== EXERCISE OBJECTIVE ==
Every line in the data below that includes "model" belongs in the answer, copied as it stands.

============

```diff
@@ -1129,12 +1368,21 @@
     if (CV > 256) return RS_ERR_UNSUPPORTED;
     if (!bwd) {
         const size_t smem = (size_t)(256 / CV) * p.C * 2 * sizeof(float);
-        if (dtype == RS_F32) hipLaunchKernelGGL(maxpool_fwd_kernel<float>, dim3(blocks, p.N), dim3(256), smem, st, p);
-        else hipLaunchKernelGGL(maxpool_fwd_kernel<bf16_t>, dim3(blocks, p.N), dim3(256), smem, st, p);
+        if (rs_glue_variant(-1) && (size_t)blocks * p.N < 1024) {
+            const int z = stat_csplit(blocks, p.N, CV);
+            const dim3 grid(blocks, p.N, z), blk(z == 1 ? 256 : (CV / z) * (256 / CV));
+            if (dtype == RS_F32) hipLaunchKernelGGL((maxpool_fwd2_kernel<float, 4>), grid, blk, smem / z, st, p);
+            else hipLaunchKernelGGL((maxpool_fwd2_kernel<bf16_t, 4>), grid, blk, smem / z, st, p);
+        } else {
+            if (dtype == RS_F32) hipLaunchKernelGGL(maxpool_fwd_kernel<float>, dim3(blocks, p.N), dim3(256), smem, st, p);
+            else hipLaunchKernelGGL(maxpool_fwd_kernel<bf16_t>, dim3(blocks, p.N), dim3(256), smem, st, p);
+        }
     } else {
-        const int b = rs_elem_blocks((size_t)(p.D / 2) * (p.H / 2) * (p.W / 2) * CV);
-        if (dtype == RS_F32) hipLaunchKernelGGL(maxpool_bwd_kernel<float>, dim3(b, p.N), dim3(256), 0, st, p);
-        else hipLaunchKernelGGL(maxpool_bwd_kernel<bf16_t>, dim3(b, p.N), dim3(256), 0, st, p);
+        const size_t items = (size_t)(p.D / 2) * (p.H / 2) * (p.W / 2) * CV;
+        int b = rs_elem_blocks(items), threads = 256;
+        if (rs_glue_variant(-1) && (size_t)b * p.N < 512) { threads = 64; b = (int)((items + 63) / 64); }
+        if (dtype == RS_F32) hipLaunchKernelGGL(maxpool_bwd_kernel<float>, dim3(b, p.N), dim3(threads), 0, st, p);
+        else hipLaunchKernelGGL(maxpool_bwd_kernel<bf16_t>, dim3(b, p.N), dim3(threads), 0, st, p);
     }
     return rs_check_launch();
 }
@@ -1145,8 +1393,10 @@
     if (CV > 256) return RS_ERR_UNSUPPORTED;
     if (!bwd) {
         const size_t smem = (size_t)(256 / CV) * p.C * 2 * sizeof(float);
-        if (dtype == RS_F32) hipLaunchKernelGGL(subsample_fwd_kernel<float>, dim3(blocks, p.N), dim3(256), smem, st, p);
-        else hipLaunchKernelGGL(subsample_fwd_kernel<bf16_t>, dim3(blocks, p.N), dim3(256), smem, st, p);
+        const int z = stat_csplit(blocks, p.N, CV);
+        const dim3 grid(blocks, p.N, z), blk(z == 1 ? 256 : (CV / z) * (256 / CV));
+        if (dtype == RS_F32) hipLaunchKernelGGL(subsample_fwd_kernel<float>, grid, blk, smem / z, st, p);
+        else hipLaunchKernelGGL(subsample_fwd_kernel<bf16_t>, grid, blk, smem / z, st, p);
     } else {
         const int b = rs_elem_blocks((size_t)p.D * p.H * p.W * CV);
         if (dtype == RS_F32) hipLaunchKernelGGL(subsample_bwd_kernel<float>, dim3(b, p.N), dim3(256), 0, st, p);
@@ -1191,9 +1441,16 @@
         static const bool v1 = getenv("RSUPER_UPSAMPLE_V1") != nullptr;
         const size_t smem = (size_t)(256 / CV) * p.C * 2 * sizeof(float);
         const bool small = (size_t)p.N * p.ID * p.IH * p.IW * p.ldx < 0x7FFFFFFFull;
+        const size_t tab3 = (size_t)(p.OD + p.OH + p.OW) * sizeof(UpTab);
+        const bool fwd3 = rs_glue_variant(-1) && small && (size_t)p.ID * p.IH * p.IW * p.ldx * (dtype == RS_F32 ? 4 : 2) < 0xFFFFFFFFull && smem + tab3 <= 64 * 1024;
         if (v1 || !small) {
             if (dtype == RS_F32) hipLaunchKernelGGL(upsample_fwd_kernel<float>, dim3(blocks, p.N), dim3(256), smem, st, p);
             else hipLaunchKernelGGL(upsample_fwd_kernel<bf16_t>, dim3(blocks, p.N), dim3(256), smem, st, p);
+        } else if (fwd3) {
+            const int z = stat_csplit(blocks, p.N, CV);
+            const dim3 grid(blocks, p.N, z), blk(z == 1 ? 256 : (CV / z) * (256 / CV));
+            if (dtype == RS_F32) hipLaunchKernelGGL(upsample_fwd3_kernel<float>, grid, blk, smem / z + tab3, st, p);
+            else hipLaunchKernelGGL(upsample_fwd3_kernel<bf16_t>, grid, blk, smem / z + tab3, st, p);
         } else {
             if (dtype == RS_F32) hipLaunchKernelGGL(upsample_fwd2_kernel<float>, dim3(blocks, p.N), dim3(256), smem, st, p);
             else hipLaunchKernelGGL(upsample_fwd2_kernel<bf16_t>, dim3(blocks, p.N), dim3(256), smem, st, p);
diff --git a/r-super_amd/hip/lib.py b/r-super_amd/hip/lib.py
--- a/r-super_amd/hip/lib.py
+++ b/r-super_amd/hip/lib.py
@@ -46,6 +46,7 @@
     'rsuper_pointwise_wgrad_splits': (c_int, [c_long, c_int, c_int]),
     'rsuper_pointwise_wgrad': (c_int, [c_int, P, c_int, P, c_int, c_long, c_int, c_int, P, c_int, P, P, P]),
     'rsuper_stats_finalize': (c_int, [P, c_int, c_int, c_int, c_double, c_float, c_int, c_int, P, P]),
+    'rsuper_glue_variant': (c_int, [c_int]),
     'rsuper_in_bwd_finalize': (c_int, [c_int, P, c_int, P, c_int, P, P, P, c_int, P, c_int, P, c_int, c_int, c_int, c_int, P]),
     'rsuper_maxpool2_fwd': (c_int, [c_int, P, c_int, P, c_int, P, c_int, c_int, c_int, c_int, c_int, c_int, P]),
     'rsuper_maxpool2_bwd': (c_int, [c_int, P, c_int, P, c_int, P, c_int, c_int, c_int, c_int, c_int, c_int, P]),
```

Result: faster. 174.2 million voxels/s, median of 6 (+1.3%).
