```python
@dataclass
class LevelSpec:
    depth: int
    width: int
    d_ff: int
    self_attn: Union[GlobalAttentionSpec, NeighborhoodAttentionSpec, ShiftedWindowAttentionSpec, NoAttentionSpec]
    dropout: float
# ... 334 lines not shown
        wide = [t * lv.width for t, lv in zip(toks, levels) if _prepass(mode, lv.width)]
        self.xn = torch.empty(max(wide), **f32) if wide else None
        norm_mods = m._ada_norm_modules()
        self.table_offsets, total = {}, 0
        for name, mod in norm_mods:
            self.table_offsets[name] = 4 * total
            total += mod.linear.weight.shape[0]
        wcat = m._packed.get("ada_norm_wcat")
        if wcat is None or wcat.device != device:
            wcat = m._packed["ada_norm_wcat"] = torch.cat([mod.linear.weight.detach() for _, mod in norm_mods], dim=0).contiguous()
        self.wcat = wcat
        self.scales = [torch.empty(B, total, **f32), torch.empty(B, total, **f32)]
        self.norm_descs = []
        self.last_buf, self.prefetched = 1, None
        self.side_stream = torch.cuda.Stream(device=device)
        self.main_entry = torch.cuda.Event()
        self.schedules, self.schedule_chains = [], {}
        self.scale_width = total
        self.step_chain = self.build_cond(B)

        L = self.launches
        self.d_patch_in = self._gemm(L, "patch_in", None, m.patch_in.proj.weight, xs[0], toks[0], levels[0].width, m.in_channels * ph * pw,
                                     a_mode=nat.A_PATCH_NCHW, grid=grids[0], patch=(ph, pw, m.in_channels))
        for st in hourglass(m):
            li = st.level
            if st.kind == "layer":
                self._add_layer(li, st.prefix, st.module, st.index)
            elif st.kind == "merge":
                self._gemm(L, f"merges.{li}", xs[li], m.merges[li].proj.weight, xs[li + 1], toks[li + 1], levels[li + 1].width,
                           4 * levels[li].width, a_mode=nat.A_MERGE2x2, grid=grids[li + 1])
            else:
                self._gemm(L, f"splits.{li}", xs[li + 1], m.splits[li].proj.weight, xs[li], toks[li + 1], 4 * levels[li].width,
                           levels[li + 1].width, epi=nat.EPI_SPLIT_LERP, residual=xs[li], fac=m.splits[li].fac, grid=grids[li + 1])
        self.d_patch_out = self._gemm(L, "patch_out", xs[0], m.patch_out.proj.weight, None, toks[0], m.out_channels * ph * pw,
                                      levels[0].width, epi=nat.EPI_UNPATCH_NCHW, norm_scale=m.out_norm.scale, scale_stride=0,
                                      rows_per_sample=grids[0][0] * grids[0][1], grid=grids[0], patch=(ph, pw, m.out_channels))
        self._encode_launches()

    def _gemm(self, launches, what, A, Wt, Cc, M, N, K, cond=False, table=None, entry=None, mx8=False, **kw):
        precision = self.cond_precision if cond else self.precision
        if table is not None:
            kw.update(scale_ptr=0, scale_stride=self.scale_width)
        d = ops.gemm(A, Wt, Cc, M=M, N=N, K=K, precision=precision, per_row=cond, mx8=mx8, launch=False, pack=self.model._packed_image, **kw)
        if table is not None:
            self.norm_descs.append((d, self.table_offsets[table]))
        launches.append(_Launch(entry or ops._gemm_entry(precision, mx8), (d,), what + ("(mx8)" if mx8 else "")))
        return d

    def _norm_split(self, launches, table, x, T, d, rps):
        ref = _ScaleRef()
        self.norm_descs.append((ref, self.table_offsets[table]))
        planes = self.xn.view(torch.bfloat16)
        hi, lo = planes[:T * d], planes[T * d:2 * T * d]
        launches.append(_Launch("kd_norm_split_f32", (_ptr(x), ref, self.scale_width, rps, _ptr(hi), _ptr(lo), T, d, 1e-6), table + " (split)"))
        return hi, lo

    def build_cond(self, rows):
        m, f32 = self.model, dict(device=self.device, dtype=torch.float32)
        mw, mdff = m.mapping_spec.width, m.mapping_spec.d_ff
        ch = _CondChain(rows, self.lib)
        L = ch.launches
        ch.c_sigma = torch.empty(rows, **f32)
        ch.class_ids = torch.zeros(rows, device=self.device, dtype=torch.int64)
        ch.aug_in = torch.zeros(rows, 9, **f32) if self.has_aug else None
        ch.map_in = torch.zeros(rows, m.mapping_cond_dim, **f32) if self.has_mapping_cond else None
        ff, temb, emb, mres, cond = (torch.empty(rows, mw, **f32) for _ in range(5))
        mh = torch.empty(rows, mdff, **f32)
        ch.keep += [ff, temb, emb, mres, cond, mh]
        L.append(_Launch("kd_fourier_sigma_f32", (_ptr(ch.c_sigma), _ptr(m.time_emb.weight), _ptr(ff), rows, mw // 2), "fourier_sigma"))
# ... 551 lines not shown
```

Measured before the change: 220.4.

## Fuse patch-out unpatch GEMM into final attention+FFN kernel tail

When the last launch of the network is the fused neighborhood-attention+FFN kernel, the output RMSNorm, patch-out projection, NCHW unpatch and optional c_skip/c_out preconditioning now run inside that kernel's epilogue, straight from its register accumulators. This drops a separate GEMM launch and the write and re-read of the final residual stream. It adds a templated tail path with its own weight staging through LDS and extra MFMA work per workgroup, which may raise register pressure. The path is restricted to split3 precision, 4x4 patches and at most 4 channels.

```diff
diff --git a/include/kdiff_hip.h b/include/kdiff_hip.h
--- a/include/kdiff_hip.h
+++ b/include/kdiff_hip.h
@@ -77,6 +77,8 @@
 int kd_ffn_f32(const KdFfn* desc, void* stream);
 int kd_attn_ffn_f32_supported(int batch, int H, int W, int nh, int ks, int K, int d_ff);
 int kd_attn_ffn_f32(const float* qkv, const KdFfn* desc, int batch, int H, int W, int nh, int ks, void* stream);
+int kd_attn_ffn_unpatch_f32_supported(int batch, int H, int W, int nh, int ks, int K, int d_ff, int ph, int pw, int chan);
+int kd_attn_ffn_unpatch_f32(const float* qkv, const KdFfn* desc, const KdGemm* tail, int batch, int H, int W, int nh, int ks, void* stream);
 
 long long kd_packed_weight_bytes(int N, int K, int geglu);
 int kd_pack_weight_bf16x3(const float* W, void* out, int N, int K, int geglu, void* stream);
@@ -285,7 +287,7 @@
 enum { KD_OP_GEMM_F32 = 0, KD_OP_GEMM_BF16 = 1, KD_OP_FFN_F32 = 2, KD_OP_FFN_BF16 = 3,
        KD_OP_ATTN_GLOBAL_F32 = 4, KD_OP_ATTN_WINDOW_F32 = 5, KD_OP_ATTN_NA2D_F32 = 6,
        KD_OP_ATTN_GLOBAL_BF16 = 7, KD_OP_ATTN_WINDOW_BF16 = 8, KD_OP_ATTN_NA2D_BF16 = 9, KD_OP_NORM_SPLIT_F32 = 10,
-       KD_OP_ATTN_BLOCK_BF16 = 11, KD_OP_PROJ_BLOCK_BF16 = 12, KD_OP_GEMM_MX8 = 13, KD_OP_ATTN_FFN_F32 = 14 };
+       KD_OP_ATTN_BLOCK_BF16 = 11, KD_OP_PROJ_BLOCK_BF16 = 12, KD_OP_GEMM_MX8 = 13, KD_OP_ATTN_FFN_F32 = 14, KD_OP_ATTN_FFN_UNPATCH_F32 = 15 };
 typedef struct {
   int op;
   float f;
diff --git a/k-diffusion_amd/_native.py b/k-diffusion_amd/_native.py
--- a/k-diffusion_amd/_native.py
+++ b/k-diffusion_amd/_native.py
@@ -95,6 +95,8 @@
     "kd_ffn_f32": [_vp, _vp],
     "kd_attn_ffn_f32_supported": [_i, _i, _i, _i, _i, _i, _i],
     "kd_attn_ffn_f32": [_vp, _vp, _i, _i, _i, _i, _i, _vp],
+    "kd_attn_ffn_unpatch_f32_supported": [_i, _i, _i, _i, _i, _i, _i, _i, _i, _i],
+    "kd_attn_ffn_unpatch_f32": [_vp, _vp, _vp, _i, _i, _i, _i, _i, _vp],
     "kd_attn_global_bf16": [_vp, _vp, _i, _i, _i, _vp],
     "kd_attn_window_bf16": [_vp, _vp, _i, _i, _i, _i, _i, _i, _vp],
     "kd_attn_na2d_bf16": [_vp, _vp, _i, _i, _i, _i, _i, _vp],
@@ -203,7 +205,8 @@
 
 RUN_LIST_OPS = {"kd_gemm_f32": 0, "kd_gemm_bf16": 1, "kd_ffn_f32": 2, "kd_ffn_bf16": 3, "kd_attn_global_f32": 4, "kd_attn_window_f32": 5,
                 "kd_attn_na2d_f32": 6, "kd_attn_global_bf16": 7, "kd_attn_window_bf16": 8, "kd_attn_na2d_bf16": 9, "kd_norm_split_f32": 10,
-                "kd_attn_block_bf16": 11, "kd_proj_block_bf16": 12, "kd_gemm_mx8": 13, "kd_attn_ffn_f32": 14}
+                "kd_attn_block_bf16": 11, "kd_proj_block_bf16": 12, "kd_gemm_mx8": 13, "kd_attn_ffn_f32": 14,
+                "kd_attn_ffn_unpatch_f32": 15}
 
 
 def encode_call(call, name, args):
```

============

== OUTPUT FOR THIS TASK ==
        d = ops.gemm(A, Wt, Cc, M=M, N=N, K=K, precision=precision, per_row=cond, mx8=mx8, launch=False, pack=self.model._packed_image, **kw)
        m, f32 = self.model, dict(device=self.device, dtype=torch.float32)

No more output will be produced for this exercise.